Down payments, deposits or options on the contract shall be included in the computation of the total number of
installment payments made.

Section 4. In case where less than two years of installments were paid, the seller shall give the buyer a grace period of
not less than sixty days from the date the installment became due.

If the buyer fails to pay the installments due at the expiration of the grace period, the seller may cancel the contract
after thirty days from receipt by the buyer of the notice of cancellation or the demand for rescission of the contract by a
notarial act.

Section 5. Under Section 3 and 4, the buyer shall have the right to sell his rights or assign the same to another person or
to reinstate the contract by updating the account during the grace period and before actual cancellation of the contract.
The deed of sale or assignment shall be done by notarial act.

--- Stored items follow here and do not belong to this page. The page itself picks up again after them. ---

# Runki2018/litehandnet

Hardware: AMD Instinct MI355X
Metric: images/sec fwd+bwd @256x256 bs64 litehandnet (higher is better)
Workload: dtype f32; 1 GPU; litehandnet variant B (MSRB hourglass litehourglass.py) C=128, 256x256x3 -> 21x64x64, per-GPU batch 64, train-mode BN, fwd + TopdownHeatmapLoss + bwd + fused Adam; global_batch=64, parallelism=dp1

## Files before the change

litehandnet_amd/csrc/k_misc.hip:

```cpp
#include "lhn_common.h"

static inline int grid_cap(int64_t blocks, int cap_per_cu) {
  const int64_t cap = (int64_t)lhn_num_cus() * cap_per_cu;
  if (blocks > cap) blocks = cap;
  if (blocks < 1) blocks = 1;
  return (int)blocks;
}
static inline bool pow2i(int v) { return v > 0 && (v & (v - 1)) == 0; }

#define LHN_FIN_THREADS 1024
__global__ void __launch_bounds__(LHN_FIN_THREADS) k_bn_finalize(const double* __restrict__ stats, const float* __restrict__ gamma,
                              const float* __restrict__ beta, float* __restrict__ rmean, float* __restrict__ rvar,
                              int64_t* __restrict__ nbt, float* __restrict__ table, int cs, int coff, int C,
                              float* __restrict__ save, double count, float eps, float momentum, float slope, int training,
                              const float* __restrict__ cbias, int SC) {
  __shared__ double part[2 * LHN_FIN_THREADS];
  const int nt = blockDim.x;
  int G = nt / C;
  G = G < 1 ? 1 : (G > LHN_STAT_REPLICAS ? LHN_STAT_REPLICAS : G);
  for (int c0 = 0; c0 < C; c0 += nt) {
    const int g = threadIdx.x / C, c = c0 + (G > 1 ? threadIdx.x - g * C : threadIdx.x);
    if (c0) __syncthreads();
    if (training && g < G && c < C) {
      double s1 = 0, s2 = 0;
#pragma unroll 4
      for (int r = g; r < LHN_STAT_REPLICAS; r += G) {
        s1 += stats[(size_t)r * 2 * SC + c];
        s2 += stats[(size_t)r * 2 * SC + SC + c];
      }
      part[2 * threadIdx.x] = s1;
      part[2 * threadIdx.x + 1] = s2;
    }
    __syncthreads();
    if (g != 0 || c >= C) continue;
    double mean, var;
    const double cb = cbias ? (double)cbias[c] : 0.0;
    if (training) {
      double s1 = 0, s2 = 0;
      for (int k = 0; k < G; ++k) {
        s1 += part[2 * (k * C + threadIdx.x)];
        s2 += part[2 * (k * C + threadIdx.x) + 1];
      }
      mean = s1 / count;
      var = s2 / count - mean * mean;
      if (var < 0) var = 0;
      if (rmean) {
        rmean[c] = (float)((1.0 - (double)momentum) * (double)rmean[c] + (double)momentum * (mean + cb));
        const double unb = count > 1 ? var * count / (count - 1.0) : var;
        rvar[c] = (float)((1.0 - (double)momentum) * (double)rvar[c] + (double)momentum * unb);
      }
    } else {
      mean = (double)rmean[c] - cb;
      var = rvar[c];
    }
    const float invstd = (float)(1.0 / sqrt(var + (double)eps));
    const float gm = gamma ? gamma[c] : 1.f, b = beta ? beta[c] : 0.f;
    const float sc = gm * invstd;
    table[coff + c] = sc;
    table[cs + coff + c] = b - (float)mean * sc;
    table[2 * cs + coff + c] = slope;
    if (save) {
      save[c] = (float)mean;
      save[SC + c] = invstd;
    }
  }
  if (training && nbt && threadIdx.x == 0) nbt[0] += 1;
}

__global__ void k_table_fill(float* __restrict__ table, int cs, int coff, int C, float sc, float sh, float sl) {
  for (int c = threadIdx.x; c < C; c += blockDim.x) {
    table[coff + c] = sc;
    table[cs + coff + c] = sh;
    table[2 * cs + coff + c] = sl;
  }
}

__global__ void k_table_bias(float* __restrict__ table, int cs, int coff, int C, const float* __restrict__ bias, float sl) {
  for (int c = threadIdx.x; c < C; c += blockDim.x) {
    table[coff + c] = 1.f;
    table[cs + coff + c] = bias ? bias[c] : 0.f;
    table[2 * cs + coff + c] = sl;
  }
}

struct EwSrcs {
  lhn_view v[3];
  float coef[3];
  int mode;
};
__device__ __forceinline__ void bil_taps(int d, int in, int out, int& i0, int& i1, float& w1) {
  if (in == out || out == 1) {
    i0 = i1 = (in == out) ? d : 0;
    w1 = 0.f;
    return;
  }
  const float pos = (float)d * ((float)(in - 1) / (float)(out - 1));
  i0 = (int)floorf(pos);
  if (i0 > in - 1) i0 = in - 1;
  i1 = i0 + 1 < in ? i0 + 1 : in - 1;
  w1 = pos - (float)i0;
}
__device__ __forceinline__ float lhn_relu_sigmoid(float v) { return 1.f / (1.f + expf(-fmaxf(v, 0.f))); }
__device__ __forceinline__ float lhn_relu_sigmoid_grad(float v) {
  if (!(v > 0.f)) return 0.f;
  const float s = 1.f / (1.f + expf(-v));
  return s * (1.f - s);
}
__device__ __forceinline__ int nearest_src(int d, int in, int out) {
  if (in == out) return d;
  const float sc = (float)in / (float)out;
  const int s = (int)floorf((float)d * sc);
  return s < in - 1 ? s : in - 1;
}
template <bool BIL>
__global__ void __launch_bounds__(256, BIL ? 1 : 3) k_ew_fwd(EwSrcs S, int nsrc, lhn_view dst, float out_slope) {
  const int C4 = dst.C >> 2, c4 = threadIdx.x % C4, pl = threadIdx.x / C4, PL = 256 / C4;
  const int rows = dst.N * dst.H;
  Xf4 xf[3];
  int ca[3];
#pragma unroll
  for (int k = 0; k < 3; ++k)
    if (k < nsrc) {
      ca[k] = S.v[k].coff + 4 * c4;
      xf[k] = lhn_load_xf(S.v[k], ca[k]);
    }
  for (int row = blockIdx.x; row < rows; row += gridDim.x) {
    const int n = row / dst.H, h = row - n * dst.H;
    const float* base[3];
    f4 gate[3];
#pragma unroll
    for (int k = 0; k < 3; ++k)
      if (k < nsrc) {
        const lhn_view& v = S.v[k];
        const int hs = nearest_src(h, v.H, dst.H);
        base[k] = v.data + ((size_t)(n * v.H + hs) * v.W) * v.cstride + ca[k];
        gate[k] = v.gate ? *reinterpret_cast<const f4*>(v.gate + (size_t)n * v.cstride + ca[k]) : (f4){1.f, 1.f, 1.f, 1.f};
      }
    float* out = dst.data + (size_t)row * dst.W * dst.cstride + dst.coff + 4 * c4;
    const bool mul = (S.mode & 1) != 0;
    constexpr bool bil = BIL;
    if (!bil) {
      for (int w0 = LHN_LANE0(pl, PL); w0 < dst.W; w0 += 4 * PL) {
        f4 raw[3][4];
#pragma unroll
        for (int k = 0; k < 3; ++k)
          if (k < nsrc) {
            const lhn_view& v = S.v[k];
#pragma unroll
            for (int j = 0; j < 4; ++j) {
              const int w = min(w0 + j * PL, dst.W - 1);
              const int ws = (v.W == dst.W) ? w : nearest_src(w, v.W, dst.W);
              raw[k][j] = *reinterpret_cast<const f4*>(base[k] + (size_t)ws * v.cstride);
            }
          }
#pragma unroll
        for (int j = 0; j < 4; ++j) {
          const int w = w0 + j * PL;
          if (w < dst.W) {
            f4 acc = mul ? (f4){1.f, 1.f, 1.f, 1.f} : (f4){0.f, 0.f, 0.f, 0.f};
#pragma unroll
            for (int k = 0; k < 3; ++k)
              if (k < nsrc) {
                const f4 val = lhn_apply_xf(raw[k][j], xf[k]) * (gate[k] * S.coef[k]);
                if (mul) acc *= val; else acc += val;
              }
            if (out_slope == LHN_SLOPE_RELU_SIGMOID) {
              acc.x = lhn_relu_sigmoid(acc.x); acc.y = lhn_relu_sigmoid(acc.y); acc.z = lhn_relu_sigmoid(acc.z); acc.w = lhn_relu_sigmoid(acc.w);
            } else if (out_slope == LHN_SLOPE_SILU) {
              acc.x = lhn_silu(acc.x); acc.y = lhn_silu(acc.y); acc.z = lhn_silu(acc.z); acc.w = lhn_silu(acc.w);
            } else {
              acc.x = lhn_lrelu(acc.x, out_slope); acc.y = lhn_lrelu(acc.y, out_slope); acc.z = lhn_lrelu(acc.z, out_slope); acc.w = lhn_lrelu(acc.w, out_slope);
            }
            *reinterpret_cast<f4*>(out + (size_t)w * dst.cstride) = acc;
          }
        }
      }
      continue;
    }
    for (int w = LHN_LANE0(pl, PL); w < dst.W; w += PL) {
      f4 acc = mul ? (f4){1.f, 1.f, 1.f, 1.f} : (f4){0.f, 0.f, 0.f, 0.f};
#pragma unroll
      for (int k = 0; k < 3; ++k)
        if (k < nsrc) {
          const lhn_view& v = S.v[k];
          f4 val;
          if (bil && (v.H != dst.H || v.W != dst.W)) {
            int h0, h1, w0, w1;
            float ah, aw;
            bil_taps(h, v.H, dst.H, h0, h1, ah);
            bil_taps(w, v.W, dst.W, w0, w1, aw);
            const float* b0 = v.data + ((size_t)(n * v.H + h0) * v.W) * v.cstride + ca[k];
            const float* b1 = v.data + ((size_t)(n * v.H + h1) * v.W) * v.cstride + ca[k];
            const f4 v00 = lhn_apply_xf(*reinterpret_cast<const f4*>(b0 + (size_t)w0 * v.cstride), xf[k]);
            const f4 v01 = lhn_apply_xf(*reinterpret_cast<const f4*>(b0 + (size_t)w1 * v.cstride), xf[k]);
            const f4 v10 = lhn_apply_xf(*reinterpret_cast<const f4*>(b1 + (size_t)w0 * v.cstride), xf[k]);
            const f4 v11 = lhn_apply_xf(*reinterpret_cast<const f4*>(b1 + (size_t)w1 * v.cstride), xf[k]);
            val = ((v00 * (1.f - aw) + v01 * aw) * (1.f - ah) + (v10 * (1.f - aw) + v11 * aw) * ah) * (gate[k] * S.coef[k]);
          } else {
            const int ws = nearest_src(w, v.W, dst.W);
            val = lhn_apply_xf(*reinterpret_cast<const f4*>(base[k] + (size_t)ws * v.cstride), xf[k]) * (gate[k] * S.coef[k]);
          }
          if (mul) acc *= val; else acc += val;
        }
      if (out_slope == LHN_SLOPE_RELU_SIGMOID) {
        acc.x = lhn_relu_sigmoid(acc.x);
        acc.y = lhn_relu_sigmoid(acc.y);
        acc.z = lhn_relu_sigmoid(acc.z);
        acc.w = lhn_relu_sigmoid(acc.w);
      } else if (out_slope == LHN_SLOPE_SILU) {
        acc.x = lhn_silu(acc.x);
        acc.y = lhn_silu(acc.y);
        acc.z = lhn_silu(acc.z);
        acc.w = lhn_silu(acc.w);
      } else {
        acc.x = lhn_lrelu(acc.x, out_slope);
        acc.y = lhn_lrelu(acc.y, out_slope);
        acc.z = lhn_lrelu(acc.z, out_slope);
        acc.w = lhn_lrelu(acc.w, out_slope);
      }
      *reinterpret_cast<f4*>(out + (size_t)w * dst.cstride) = acc;
    }
  }
}

__global__ void __launch_bounds__(256) k_ew_bwd_src(lhn_view src, lhn_view dst, const float* __restrict__ ddst,
                                                    const float* __restrict__ dst_dpool, float out_slope,
                                                    float* __restrict__ dsrc, int accumulate, lhn_bnsum bs) {
  __shared__ f4 bred[512];
  const int C4 = src.C >> 2, c4 = threadIdx.x % C4, pl = threadIdx.x / C4, PL = 256 / C4;
  f4 bsum = (f4){0.f, 0.f, 0.f, 0.f}, bsq = bsum, bmean = bsum, binv = bsum;
  Xf4 bxf;
  if (bs.sums) {
    bxf = lhn_load_xf(src, src.coff + 4 * c4);
    bmean = *reinterpret_cast<const f4*>(bs.save + bs.coff + 4 * c4);
    binv = *reinterpret_cast<const f4*>(bs.save + bs.C + bs.coff + 4 * c4);
  }
  const int fh = dst.H / src.H, fw = dst.W / src.W;
  const int cd = dst.coff + 4 * c4;
  const int rows = src.N * src.H;
  for (int row = blockIdx.x; row < rows; row += gridDim.x) {
    const int n = row / src.H, h = row - n * src.H;
    const f4 gate = dst.gate ? *reinterpret_cast<const f4*>(dst.gate + (size_t)n * dst.cstride + cd) : (f4){1.f, 1.f, 1.f, 1.f};
    for (int w = LHN_LANE0(pl, PL); w < src.W; w += PL) {
      f4 g = (f4){0.f, 0.f, 0.f, 0.f};
      for (int a = 0; a < fh; ++a)
        for (int b = 0; b < fw; ++b) {
          const int hd = h * fh + a, wd = w * fw + b;
          const size_t pd = ((size_t)(n * dst.H + hd) * dst.W + wd) * dst.cstride + cd;
          f4 e = *reinterpret_cast<const f4*>(ddst + pd) * gate;
          if (dst_dpool) {
            lhn_gradview gv{nullptr, dst_dpool, nullptr};
            e += lhn_dpool_sum(gv, dst, n, hd, wd, cd);
          }
          if (out_slope == LHN_SLOPE_SILU || out_slope == LHN_SLOPE_RELU_SIGMOID) {
            const Xf4 sxf = lhn_load_xf(src, src.coff + 4 * c4);
            const f4 v = lhn_load_val(src, sxf, (int64_t)(n * src.H + h) * src.W + w, n, src.coff + 4 * c4);
            if (out_slope == LHN_SLOPE_SILU) {
              e.x *= lhn_silu_grad(v.x);
              e.y *= lhn_silu_grad(v.y);
              e.z *= lhn_silu_grad(v.z);
              e.w *= lhn_silu_grad(v.w);
            } else {
              e.x *= lhn_relu_sigmoid_grad(v.x);
              e.y *= lhn_relu_sigmoid_grad(v.y);
              e.z *= lhn_relu_sigmoid_grad(v.z);
              e.w *= lhn_relu_sigmoid_grad(v.w);
            }
          } else if (out_slope != 1.f) {
            const f4 o = *reinterpret_cast<const f4*>(dst.data + pd);
            e.x *= o.x > 0.f ? 1.f : out_slope;
            e.y *= o.y > 0.f ? 1.f : out_slope;
            e.z *= o.z > 0.f ? 1.f : out_slope;
            e.w *= o.w > 0.f ? 1.f : out_slope;
          }
          g += e;
        }
      float* o = dsrc + ((size_t)row * src.W + w) * src.cstride + src.coff + 4 * c4;
      if (bs.sums) {
        const f4 raw = *reinterpret_cast<const f4*>(src.data + ((size_t)row * src.W + w) * src.cstride + src.coff + 4 * c4);
        const f4 du = g * lhn_dact_xf(raw, bxf);
        bsum += du;
        bsq += du * ((raw - bmean) * binv);
      }
      if (accumulate) g += *reinterpret_cast<const f4*>(o);
      *reinterpret_cast<f4*>(o) = g;
    }
  }
  if (bs.sums) lhn_bns_flush(bs, bsum, bsq, C4, bred);
}

struct EwBwdMulti {
  int n;
  lhn_view src[3];
  float* dsrc[3];
  int acc[3];
  lhn_bnsum bs[3];
};
__global__ void __launch_bounds__(256) k_ew_bwd_multi(EwBwdMulti m, lhn_view dst, const float* __restrict__ ddst,
                                                      const float* __restrict__ dst_dpool, float out_slope) {
  __shared__ f4 bred[512];
  const int C4 = dst.C >> 2, c4 = threadIdx.x % C4, pl = threadIdx.x / C4, PL = 256 / C4;
  f4 bsum[3], bsq[3], bmean[3], binv[3];
  Xf4 bxf[3];
#pragma unroll
  for (int k = 0; k < 3; ++k) {
    bsum[k] = bsq[k] = bmean[k] = binv[k] = (f4){0.f, 0.f, 0.f, 0.f};
    if (k < m.n && m.bs[k].sums) {
      bxf[k] = lhn_load_xf(m.src[k], m.src[k].coff + 4 * c4);
      bmean[k] = *reinterpret_cast<const f4*>(m.bs[k].save + m.bs[k].coff + 4 * c4);
      binv[k] = *reinterpret_cast<const f4*>(m.bs[k].save + m.bs[k].C + m.bs[k].coff + 4 * c4);
    }
  }
  const int cd = dst.coff + 4 * c4;
  const int rows = dst.N * dst.H;
  for (int row = blockIdx.x; row < rows; row += gridDim.x) {
    const int n = row / dst.H, h = row - n * dst.H;
    const f4 gate = dst.gate ? *reinterpret_cast<const f4*>(dst.gate + (size_t)n * dst.cstride + cd) : (f4){1.f, 1.f, 1.f, 1.f};
    for (int w = LHN_LANE0(pl, PL); w < dst.W; w += PL) {
      const size_t pix = (size_t)row * dst.W + w, pd = pix * dst.cstride + cd;
      f4 e = *reinterpret_cast<const f4*>(ddst + pd) * gate;
      if (dst_dpool) {
        lhn_gradview gv{nullptr, dst_dpool, nullptr};
        e += lhn_dpool_sum(gv, dst, n, h, w, cd);
      }
      if (out_slope != 1.f) {
        const f4 o = *reinterpret_cast<const f4*>(dst.data + pd);
        e.x *= o.x > 0.f ? 1.f : out_slope;
        e.y *= o.y > 0.f ? 1.f : out_slope;
        e.z *= o.z > 0.f ? 1.f : out_slope;
        e.w *= o.w > 0.f ? 1.f : out_slope;
      }
#pragma unroll
      for (int k = 0; k < 3; ++k) {
        if (k < m.n) {
          const size_t ps = pix * m.src[k].cstride + m.src[k].coff + 4 * c4;
          f4 g = e;
          if (m.bs[k].sums) {
            const f4 raw = *reinterpret_cast<const f4*>(m.src[k].data + ps);
            const f4 du = g * lhn_dact_xf(raw, bxf[k]);
            bsum[k] += du;
            bsq[k] += du * ((raw - bmean[k]) * binv[k]);
          }
          float* o = m.dsrc[k] + ps;
          if (m.acc[k]) g += *reinterpret_cast<const f4*>(o);
          *reinterpret_cast<f4*>(o) = g;
        }
      }
    }
  }
#pragma unroll
  for (int k = 0; k < 3; ++k)
    if (k < m.n && m.bs[k].sums) {
      lhn_bns_flush(m.bs[k], bsum[k], bsq[k], C4, bred);
      __syncthreads();
    }
}
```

Section 6. The buyer shall have the right to pay in advance any installment or the full unpaid balance of the purchase
price any time without interest and to have such full payment of the purchase price annotated in the certificate of title
covering the property.

Section 7. Any stipulation in any contract hereafter entered into contrary to the provisions of Sections 3, 4, 5 and 6, shall
be null and void.

Section 8. If any provision of this Act is held invalid or unconstitutional, no other provision shall be affected thereby.

Section 9. This Act shall take effect upon its approval.